In January and March of 2012, the PERS Board meetings revealed the method that PERS was going to use to collect the overpayments.  Out is the actuarial recovery method (ARM) that some people were trapped in before Judge Kantor ruled in June 2007 that PERS could NOT collect overpayments.  Since the case was appealed, PERS simply stopped billing those not yet repaying, but left the payments in tact for those already in repayment status.  Based on discussions and conversations with PERS staff, OPRI, the PERS Coalition, and many others, PERS decided (wisely) to discontinue the ARM for new payees, and instead come up with a mechanism that is both fair and enables retirees to repay only what they owe - no more, no less.  This mechanism set 2% of the gross benefit as the default amount to repay.  Thus, a member receiving $1000 per month (before taxes), would see $20 per month deducted from the gross benefit and assigned to the repayment.  Under typical circumstances, window retirees would see their benefit reduced for about 6.5 years, after which the benefit would become the current gross benefit without the reduction for the Strunk/City of Eugene repayment.  Alternatively, members could write a check for a lump sum to repay in a single payment.  Members who wanted to accelerate their repayment could choose any amount in excess of 2% and repay sooner.

This method is both fair and reasonable, so what is nasty about it?  There is nothing nasty about what is described above.  It is exactly what the Board authorized at its March 2012 meeting.  To many people, the letter yesterday contained a very rude, very unexpected, and, if true, very nasty surprise.  The 2% minimum payment seems to have evolved into a less specific "2% to 5%" minimum payment.  In other words, we no longer know for certain that the default minimum will be 2% of gross monthly benefit.  Now, the minimum could be as much as 5% of gross monthly benefit, making what was a very reasonable minimum now become a much harsher minimum.  Who will be stuck with the larger payments?  Dunno.  There was a buried hint in the letter yesterday.  There was a reference to a 10 year period.  What has possibly occurred is that PERS' actuaries ran analyses using the actual cohort of eligible retirees and found that under a 2% minimum, some people might be paying for a really long time, possibly 10 - 20 years.  At this point, I'm just guessing because PERS hasn't gotten back to me to answer my question about the unexpected change.

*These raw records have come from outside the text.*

#ifndef PORRT_NN2_WAVES
#define PORRT_NN2_WAVES 5
#endif
template <int GL, int WV = 4>
__global__ __launch_bounds__(WV * 64) __attribute__((amdgpu_waves_per_eu(PORRT_NN2_WAVES, 8))) void k_nn2(const RunConst *__restrict__ rcp, uint32_t b, uint32_t i0, uint32_t nb, uint32_t vwords, uint32_t cb,
                                             uint32_t cnb, uint32_t cflat) {
    static_assert(GL == 16 || GL == 32 || GL == 64, "group size");
    constexpr uint32_t SPB = (uint32_t)WV * 64u / GL;
    uint32_t bx = blockIdx.x, by = blockIdx.y;
    xcd_swizzle(bx, by);
    const RunConst &rc = rc_const(rcp + by);
    GTeam<GL> tm;
    tm.gl = threadIdx.x % GL;
    tm.base = (threadIdx.x & 63u) - tm.gl;
    const uint32_t near_blocks = (nb + SPB - 1u) / SPB;
    if (bx >= near_blocks) {
        if (cflat) {
            PORRT_T0();
            commit_flat_span<(uint32_t)WV * 64u>(rc, cb, vwords, cnb, bx - near_blocks);
            PORRT_TACC_A(rc, 4);
            return;
        }
        const uint32_t ck = (bx - near_blocks) * SPB + threadIdx.x / GL;
        PORRT_T0();
        if (ck < cnb && ck < row_nb(rc, cb, cnb)) commit_rrt_sample(rc, cb, vwords, ck, tm.gl, GL);
        PORRT_TACC_A(rc, 4);
        return;
    }
    const uint32_t slot = bx * SPB + threadIdx.x / GL;
    if (slot >= row_nb(rc, b, nb)) return;
    PORRT_T0();
    const size_t so = (size_t)b * rc.part_stride + slot;
    const uint32_t k = as_global(rc.perm)[so];
    const uint32_t N = as_global(rc.n_at)[b];
    const double sqx = as_global(rc.ssx)[so], sqy = as_global(rc.ssy)[so];
    (void)i0;
    int nn = -1;
    double fx = 0.0, fy = 0.0;
    bool easy = false;
    const double lim = 0.7 * rc.max_step, t2b = as_global(rc.t2_at)[b];
    const double lim2 = lim * lim < t2b ? lim * lim : t2b;
    uint32_t err = 0;
    int cls_own = CLS_FREE;
    if (rc.has_grid) cls_own = state_class(rc, sqx, sqy, &err);
    const double perr = 1.3e-7 * (fabs(sqx) + fabs(sqy) + 2.0 * lim);
    const double limf = lim - perr, limf2 = limf > 0.0 ? (limf * limf < t2b ? limf * limf : t2b * (1.0 - 1e-6)) : -1.0;
    (void)lim2;
    for (int l = 0; l < 2 && !easy; ++l) {
        int cx, cy;
        const int G = rep_dim(l);
        rep_cell(rc, sqx, sqy, G, cx, cy);
        bool near = false;
        if (tm.gl < 9u) {
            const int x = cx + (int)(tm.gl % 3u) - 1, y = cy + (int)(tm.gl / 3u) - 1;
            if (x >= 0 && y >= 0 && x < G && y < G) {
                const flt2 pf = as_global(rc.rep_f)[rep_off(l) + y * G + x];
                near = dist2((double)pf.x, (double)pf.y, sqx, sqy) <= limf2;
            }
        }
        easy = tm.ballot(near) != 0ull;
    }
    PORRT_TACC_A(rc, 0);
    if (!easy) group_nn<GL>(rc, b, tm, N, sqx, sqy, nn, fx, fy);
    PORRT_TACC_A(rc, 1);
    double tx = sqx, ty = sqy;
    if (!easy) {
        double step = fabs(tx - fx);
        step += fabs(ty - fy);
        if (step > rc.max_step) {
            const double lambda = rc.max_step / step;
            double ux = (tx - fx) * lambda, uy = (ty - fy) * lambda;
            tx = fx + ux;
            ty = fy + uy;
        }
    }
    bool valid = true;
    if (rc.has_grid) {
        int cls = cls_own;
        if (tx != sqx || ty != sqy) { err = 0; cls = state_class(rc, tx, ty, &err); }
        valid = cls == CLS_FREE && !err;
    }
    PORRT_TACC_A(rc, 2);
    if (tm.gl == 0) {
        as_global(rc.q_x)[k] = tx;
        as_global(rc.q_y)[k] = ty;
        const size_t o2 = (size_t)b * rc.part_stride + k;
        as_global(rc.kq_x)[o2] = tx; as_global(rc.kq_y)[o2] = ty; as_global(rc.kq_vid)[o2] = valid ? 0 : -1;
        as_global(rc.q_nn)[k] = nn;
        int qv = valid ? 0 : -1;
        if (valid && rc.goal_kind != 0 && tx == rc.gp_x && ty == rc.gp_y) {
            const uint32_t slot = atomicAdd(&rc.cnt->clone_n, 1u);
            if (slot < 64u) { rc.cnt->clone_k[slot] = k; qv = 1; }
        }
        as_global(rc.q_vid)[k] = qv;
        as_global(rc.bq_x)[slot] = tx; as_global(rc.bq_y)[slot] = ty; as_global(rc.bq_k)[slot] = qv == 0 ? (uint16_t)k : (uint16_t)0xFFFFu;
        if (valid) atomicOr(&rc.valid_mask[(size_t)b * vwords + (k >> 6)], 1ull << (k & 63u));
        if (err) atomicOr(&rc.cnt->err, err);
    }
}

In the meantime, even though PERS has discouraged phone calls about the repayment plan, I think that if you are concerned enough about this, you ought to email PERS and ask for an explanation.  This is a badly FUBARED public relations nightmare, not to mention an unexpected fiscal surprise for a group of people just coming to grips with the 2% reduction in benefits.  To confront a possible 5% reduction may be the tipping point for many retirees.  PERS ought to stick to their word.  The agreement they reached with the stakeholders was for a 2%, with the OPTION for individuals to increase the size of their repayment if they desired.  With this move, PERS has taken away another degree of freedom.  Just remember:  the overpayment was PERS' fault, not ours.  Anything that penalizes retirees is going to make a lot of people angrier than they already are.

Time for PERS to feel some of that wrath.